bool pow_range_hit_folded_host(const PowJobHost& hj, uint32_t h0) {
    const PowJobDev j = make_pow_job(hj);
    if (!j.range_ok) throw std::invalid_argument("this job's predicate has no range form");
    const uint32_t a = h0 - j.mid[0];
    const uint32_t folded = a - kSha256K[63] + make_pow_fill(j).k63r;
    return folded < j.range_width;
}

uint32_t pow_job_h0_host(const PowJobHost& hj, uint32_t v) {
    const PowJobDev job = make_pow_job(hj);
    return hj.header.size() == 108 ? pow_h0_pre<2>(job, v) : pow_h0_pre<1>(job, v);
}

struct PowDeviceBuffers {
    int device = -1;
    uint32_t* d_count = nullptr;
    uint32_t* d_words = nullptr;
    uint32_t cap = 0;
};

static thread_local PowDeviceBuffers g_pow_bufs;

static PowDeviceBuffers& pow_buffers(uint32_t cap) {
    int dev = 0;
    hip_check(hipGetDevice(&dev), "hipGetDevice");
    PowDeviceBuffers& b = g_pow_bufs;
    if (b.device != dev || b.cap < cap) {
        if (b.d_count) { (void)hipFree(b.d_count); (void)hipFree(b.d_words); }
        hip_check(hipMalloc(&b.d_count, sizeof(uint32_t)), "hipMalloc count");
        hip_check(hipMalloc(&b.d_words, sizeof(uint32_t) * cap), "hipMalloc words");
        b.device = dev;
        b.cap = cap;
    }
    return b;
}

constexpr int kPowDefaultVariant = 11;
constexpr int kPowSplitVariant = 10;
constexpr int kPowFillVariant = 11;
constexpr int kPowVariantCount = 12;
static_assert(kPowDefaultVariant == 11, "pow_split_wave_host resolves 0 to the default variant by its number");
static bool pow_is_split(int variant) { return variant == kPowSplitVariant || variant == kPowFillVariant; }

using PowKernelFn = void (*)(PowJobDev, uint32_t, uint32_t, uint32_t*, uint32_t*, uint32_t);

static int pow_resolve_variant(int variant) {
    if (variant < 0 || variant >= kPowVariantCount) throw std::invalid_argument("unknown PoW kernel variant");
    return variant == 0 ? kPowDefaultVariant : variant;
}

static PowKernelFn pow_kernel_fn(bool v2, int variant) {
    variant = pow_resolve_variant(variant);
    if (v2 && pow_is_split(variant)) variant = 9;
    if (!v2) return variant >= 4 ? &pow_search_pre_kernel<1, 7> : &pow_search_kernel<1, 1>;
    switch (variant) {
        case 1: return &pow_search_kernel<2, 8>;
        case 2: return &pow_search_lds_kernel;
        case 4: return &pow_search_pre_kernel<2, 1>;
        case 5: return &pow_search_pre_kernel<2, 8>;
        case 6: return &pow_search_sched_kernel<2, true, 0, 8>;
        case 7: return &pow_search_sched_kernel<2, false, 0, 8>;
        case 8: return &pow_search_sched_kernel<2, false, 1, 8>;
        case 9: return &pow_search_sched_kernel<2, false, 2, 8>;
        default: return &pow_search_kernel<2, 1>;
    }
}

int pow_variant_count() { return kPowVariantCount; }

uint32_t pow_job_h0_host(const PowJobHost& hj, uint32_t v, int variant) {
    if (hj.header.size() != 108) return pow_job_h0_host(hj, v);
    const PowJobDev job = make_pow_job(hj);
    if (variant == 0) variant = kPowDefaultVariant;
    switch (variant) {
        case 6: return pow_h0_sched<2, 2, true, 0>(job, v);
        case 7: return pow_h0_sched<2, 2, false, 0>(job, v);
        case 8: return pow_h0_sched<2, 2, false, 1>(job, v);
        case 9: return pow_h0_sched<2, 2, false, 2>(job, v);
        case 10: return pow_h0_split<false>(job, v);
        case 11: return pow_h0_split<true>(job, v);
        default: return pow_h0_pre<2>(job, v);
    }
}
----------
_TASK STATEMENT_: Provide only the number of lines from the material above that include the word "throw".

_WRITTEN SOLUTION_: 2